Covell David G
Information Technology Branch, Developmental Therapeutics Program, National Cancer Institute, Frederick, MD, United States of America.
PLoS One. 2017 Aug 8;12(8):e0181991. doi: 10.1371/journal.pone.0181991. eCollection 2017.
A novel data mining procedure is proposed for identifying potential pathway-gene biomarkers from preclinical drug sensitivity data for predicting clinical responses to erlotinib or sorafenib. The analysis applies linear ridge regression modeling to generate a small (N1000) set of baseline gene expressions that jointly yield quality predictions of preclinical drug sensitivity data and clinical responses. Standard clustering of the pathway-gene combinations from gene set enrichment analysis of this initial gene set, according to their shared appearance in molecular function pathways, yields a reduced (N300) set of potential pathway-gene biomarkers. A modified method for quantifying pathway fitness is used to determine smaller numbers of over and under expressed genes that correspond with favorable and unfavorable clinical responses. Detailed literature-based evidence is provided in support of the roles of these under and over expressed genes in compound efficacy. RandomForest analysis of potential pathway-gene biomarkers finds average treatment prediction errors of 10% and 22%, respectively, for patients receiving erlotinib or sorafenib that had a favorable clinical response. Higher errors were found for both compounds when predicting an unfavorable clinical response. Collectively these results suggest complementary roles for biomarker genes and biomarker pathways when predicting clinical responses from preclinical data.
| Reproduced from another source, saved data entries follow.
diff --git a/rag4dyg_amd/csrc/encoder.hip b/rag4dyg_amd/csrc/encoder.hip
--- a/rag4dyg_amd/csrc/encoder.hip
+++ b/rag4dyg_amd/csrc/encoder.hip
@@ -296,13 +296,21 @@
         const bool pad0 = l == 0 && kblk && all_ids && layer0_pad_rows_on() && (3 * d) % 256 == 0 && gemm_h2p_supported((int)pr.rows(), d, 3 * d) &&
                           pr.rows() <= 0x7fffffff / (size_t)(16 * d);
         const PadRowsBuf pb = pad_rows_buf(ws.pad_rows, pr);
+        const bool lds_hist = pad0 && pad_rows_lds_hist(n_groups, pr.vocab), one_embed = pad0 && n_groups < ATT_MAXG;
         if (pad0) {
-            if (hipMemsetAsync(pb.hist, 0, (size_t)pr.vocab * sizeof(int), s) != hipSuccess) { set_error("gpt2: memset of the token counts failed"); return R4D_ERR_HIP; }
+            if (!lds_hist && hipMemsetAsync(pb.hist, 0, (size_t)pr.vocab * sizeof(int), s) != hipSuccess) { set_error("gpt2: memset of the token counts failed"); return R4D_ERR_HIP; }
             for (int g0 = 0; g0 < n_groups; g0 += ATT_MAXG)
-                if ((rc = launch_pad_rows_gather(row_groups(groups, g0, n_groups), cfg->vocab, (long long)groups[g0].row0, pb, s))) return rc;
-            if ((rc = launch_pad_rows_classify(pr, pb, s))) return rc;
-        }
-        if (l == 0) {
+                if ((rc = launch_pad_rows_gather(row_groups(groups, g0, n_groups), cfg->vocab, (long long)groups[g0].row0, pb, !lds_hist, s))) return rc;
+            const RowGroups all = row_groups(groups, 0, n_groups);
+            if ((rc = launch_pad_rows_classify(pr, pb, lds_hist ? &all : nullptr, s))) return rc;
+        }
+        if (l == 0 && one_embed) {
+            RowGroups R = row_groups(groups, 0, n_groups);
+            R.B[R.n] = 1; R.T[R.n] = pr.Tmax; R.ids[R.n] = reinterpret_cast<const int64_t*>(pb.tab_ids); R.emb[R.n] = nullptr;
+            ++R.n;
+            if ((rc = launch_embed_layernorm_groups(R, w->wte, w->wpe, cfg->vocab, d, L.ln_1_w, L.ln_1_b, cfg->ln_eps, ws.x, ws.ln, s, lines,
+                                                    &pr, &pb))) return rc;
+        } else if (l == 0) {
             for (int g0 = 0; g0 < n_groups; g0 += ATT_MAXG) {
                 const RowGroups R = row_groups(groups, g0, n_groups);
                 const size_t r0 = groups[g0].row0;
diff --git a/rag4dyg_amd/csrc/encoder_ops.hip b/rag4dyg_amd/csrc/encoder_ops.hip
--- a/rag4dyg_amd/csrc/encoder_ops.hip
+++ b/rag4dyg_amd/csrc/encoder_ops.hip
@@ -179,18 +179,24 @@
         if (i < nv) y_out[row * d + lane + 64 * i] = v[i] * w[lane + 64 * i] + b[lane + 64 * i];
 }
 
-template <int NQ, bool LINES = false>
+struct EmbedPadRows { const int* hdr; const int* tok; int M; long long tab_shift; };
+template <int NQ, bool LINES = false, bool PLAN = false>
 __global__ __launch_bounds__(256) void embed_ln4_groups_kernel(const RowTable G, const RowInputs in,
                                                                const float* __restrict__ wte, const float* __restrict__ wpe,
                                                                int vocab, int d, const float* __restrict__ w,
                                                                const float* __restrict__ b, float eps,
-                                                               float* __restrict__ x_out, float* __restrict__ y_out) {
+                                                               float* __restrict__ x_out, float* __restrict__ y_out, const EmbedPadRows pr) {
     const int lane = threadIdx.x & 63;
-    const long long row = (long long)blockIdx.x * 4 + (threadIdx.x >> 6);
+    long long row = (long long)blockIdx.x * 4 + (threadIdx.x >> 6);
     if (row >= G.row_prefix[G.n]) return;
     int g = 0;
     while (g + 1 < G.n && row >= G.row_prefix[g + 1]) ++g;
     const long long local = row - G.row_prefix[g];
+    bool no_line = false;
+    if constexpr (PLAN) {
+        if (g == G.n - 1) row += pr.tab_shift;
+        else if ((row | 31) < pr.M) no_line = __all(pr.tok[(row & ~31ll) + (lane & 31)] == pr.hdr[2]);
+    }
     const int nq = d >> 8;
     const float* src;
     bool bad = false;
@@ -215,6 +221,7 @@
             xr[64 * i] = v[i];
         }
     }
+    if (PLAN && no_line) return;
     float s_ = 0.f;
 #pragma unroll
     for (int i = 0; i < NQ; ++i) s_ += (v[i].x + v[i].y) + (v[i].z + v[i].w);
@@ -240,7 +247,8 @@
 }
 
 int launch_embed_layernorm_groups(const RowGroups& G, const float* wte, const float* wpe, int vocab, int d,
-                                  const float* w, const float* b, float eps, float* x_out, float* y_out, hipStream_t s, bool y_lines) {
+                                  const float* w, const float* b, float eps, float* x_out, float* y_out, hipStream_t s, bool y_lines,
+                                  const PadRowsPlan* plan, const PadRowsBuf* pbuf) {
     R4D_REQUIRE(d % 64 == 0 && d <= 64 * MAXV, "embed: d=%d must be a multiple of 64 and <= %d", d, 64 * MAXV);
     R4D_REQUIRE(G.n >= 1 && G.n <= ATT_MAXG, "embed: %d batches per launch (max %d)", G.n, ATT_MAXG);
     const RowTable t = make_table(G);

提出了一种新的数据挖掘程序,用于从临床前药物敏感性数据中识别潜在的通路-基因生物标志物,以预测对厄洛替尼或索拉非尼的临床反应。该分析应用线性岭回归模型生成一小套(N1000)基线基因表达,这些表达共同产生临床前药物敏感性数据和临床反应的高质量预测。根据该初始基因集在分子功能通路中的共同出现情况,对来自基因集富集分析的通路-基因组合进行标准聚类,得到一套数量减少(N300)的潜在通路-基因生物标志物。一种改进的量化通路适应性的方法用于确定与有利和不利临床反应相对应的过表达和低表达基因的较少数量。提供了基于详细文献的证据,以支持这些低表达和过表达基因在化合物疗效中的作用。对潜在通路-基因生物标志物的随机森林分析发现,接受厄洛替尼或索拉非尼治疗且临床反应良好的患者的平均治疗预测误差分别为10%和22%。在预测不利临床反应时,两种化合物的误差都更高。总体而言,这些结果表明,在从临床前数据预测临床反应时,生物标志物基因和生物标志物通路具有互补作用。